@@ -630,7 +671,7 @@
       if (is_contributing(lb)) { op1 = add_local_min_poly(lb, rb, botx[lb], boty[lb]); have_op1 = true; }
       if (is_horz(rb)) {
         add_edge_to_sel(rb);
-        const int nid = lml_id(eid[rb], lmlc[rb]);
+        const int nid = lml_id(eid[rb], code_of(rb));
         if (nid >= 0) push_xtra(es_of(nid).ty);
       }
       if (is_horz(lb)) status |= ST_ITER;
@@ -709,8 +750,8 @@
       while (e >= 0) {
         if (++guard > 4 * K * K + 4 * MAXV) { status |= ST_ITER; return; }
         if ((l2r && curx[e] > hr) || (!l2r && curx[e] < hl)) break;
-        if (curx[e] == topx[horz] && (lmlc[horz] & 3) != 0) {
-          const ES s = es_of(lml_id(eid[horz], lmlc[horz]));
+        if (curx[e] == topx[horz] && (code_of(horz) & 3) != 0) {
+          const ES s = es_of(lml_id(eid[horz], code_of(horz)));
           if (dx[e] < es_dx(s)) break;
         }
         if (outidx[horz] >= 0) {
@@ -731,7 +772,7 @@
         swap_positions_in_ael(horz, e);
         e = eNext;
       }
-      if ((lmlc[horz] & 8) == 0) break;
+      if ((code_of(horz) & 8) == 0) break;
       horz = update_edge_into_ael(horz);
       if (outidx[horz] >= 0) add_out_pt(horz, botx[horz], boty[horz]);
       if (botx[horz] < topx[horz]) { hl = botx[horz]; hr = topx[horz]; l2r = true; }
@@ -742,7 +783,7 @@
       horz_joins(horz, op1);
       add_ghost_join(op1, self().out_last_pt_x(horz), topx[horz], topy[horz]);
     }
-    if ((lmlc[horz] & 3) != 0) {
+    if ((code_of(horz) & 3) != 0) {
       if (outidx[horz] >= 0) {
         op1 = add_out_pt(horz, topx[horz], topy[horz]);
         horz = update_edge_into_ael(horz);
@@ -882,10 +923,8 @@
     return true;
   }
 
-  SD_BLK void do_maxima(int e) {
+  SD_BLK void do_maxima(int e, int mpid, int mp) {
     BEAM_CNT(maxima, 1);
-    int mp;
-    const int mpid = get_maxima_pair_ex(e, mp);
     if (mpid < 0) {
       if (outidx[e] >= 0) add_out_pt(e, topx[e], topy[e]);
       delete_from_ael(e);
@@ -907,36 +946,65 @@
       delete_from_ael(e); delete_from_ael(mp);
     } else status |= ST_FAIL;
   }
+  static SD_HD unsigned end_positions(ord_t w, int n, unsigned ends, ord_t cw, int from, bool second) {
+    unsigned pm = 0;
+    for (int p = from; p < n; ++p) {
+      const int e = nib(w, p), c = nib(cw, e);
+      const bool hit = ((ends >> e) & 1u) != 0 && (second ? (c & 3) != 0 : ((c & 3) == 0 || (c & 8) != 0));
+      pm |= (hit ? 1u : 0u) << p;
+    }
+    return pm;
+  }
   SD_BLK void process_edges_at_top_of_scanbeam(int topY) {
     ord_t w = ord;
     int n = n_ael, p = 0;
     int guard = 0;
-    while (p < n) {
+    unsigned ends = tops_at(topY);
+    ord_t cw = codes;
+#ifdef BEAM_TOPS_CHECK
+    { unsigned m0 = 0, in = 0; for (int q = 0; q < n; ++q) { const int h = nib(w, q); in |= 1u << h; if (topy[h] == topY) m0 |= 1u << h; } BEAM_TOPS_CHECK(TOPS_MASK, (ends & in) == m0); }
+    for (int q = 0; q < n; ++q) {
+      const int h = nib(w, q), c0 = es_of(eid[h]).code & 11, ch = nib(cw, h);
+      BEAM_TOPS_CHECK(TOPS_WALK1, (((ends >> h) & 1u) != 0) == (topy[h] == topY) && (ch & 11) == c0 && ((ch & 4) != 0) == (topy[h] == boty[h]));
+    }
+#endif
========================================================================
What to do =
Pull from the data each line where the string "unsigned" turns up.

Result =
+  static SD_HD unsigned end_positions(ord_t w, int n, unsigned ends, ord_t cw, int from, bool second) {
+    unsigned pm = 0;
+    unsigned ends = tops_at(topY);
+    { unsigned m0 = 0, in = 0; for (int q = 0; q < n; ++q) { const int h = nib(w, q); in |= 1u << h; if (topy[h] == topY) m0 |= 1u << h; } BEAM_TOPS_CHECK(TOPS_MASK, (ends & in) == m0); }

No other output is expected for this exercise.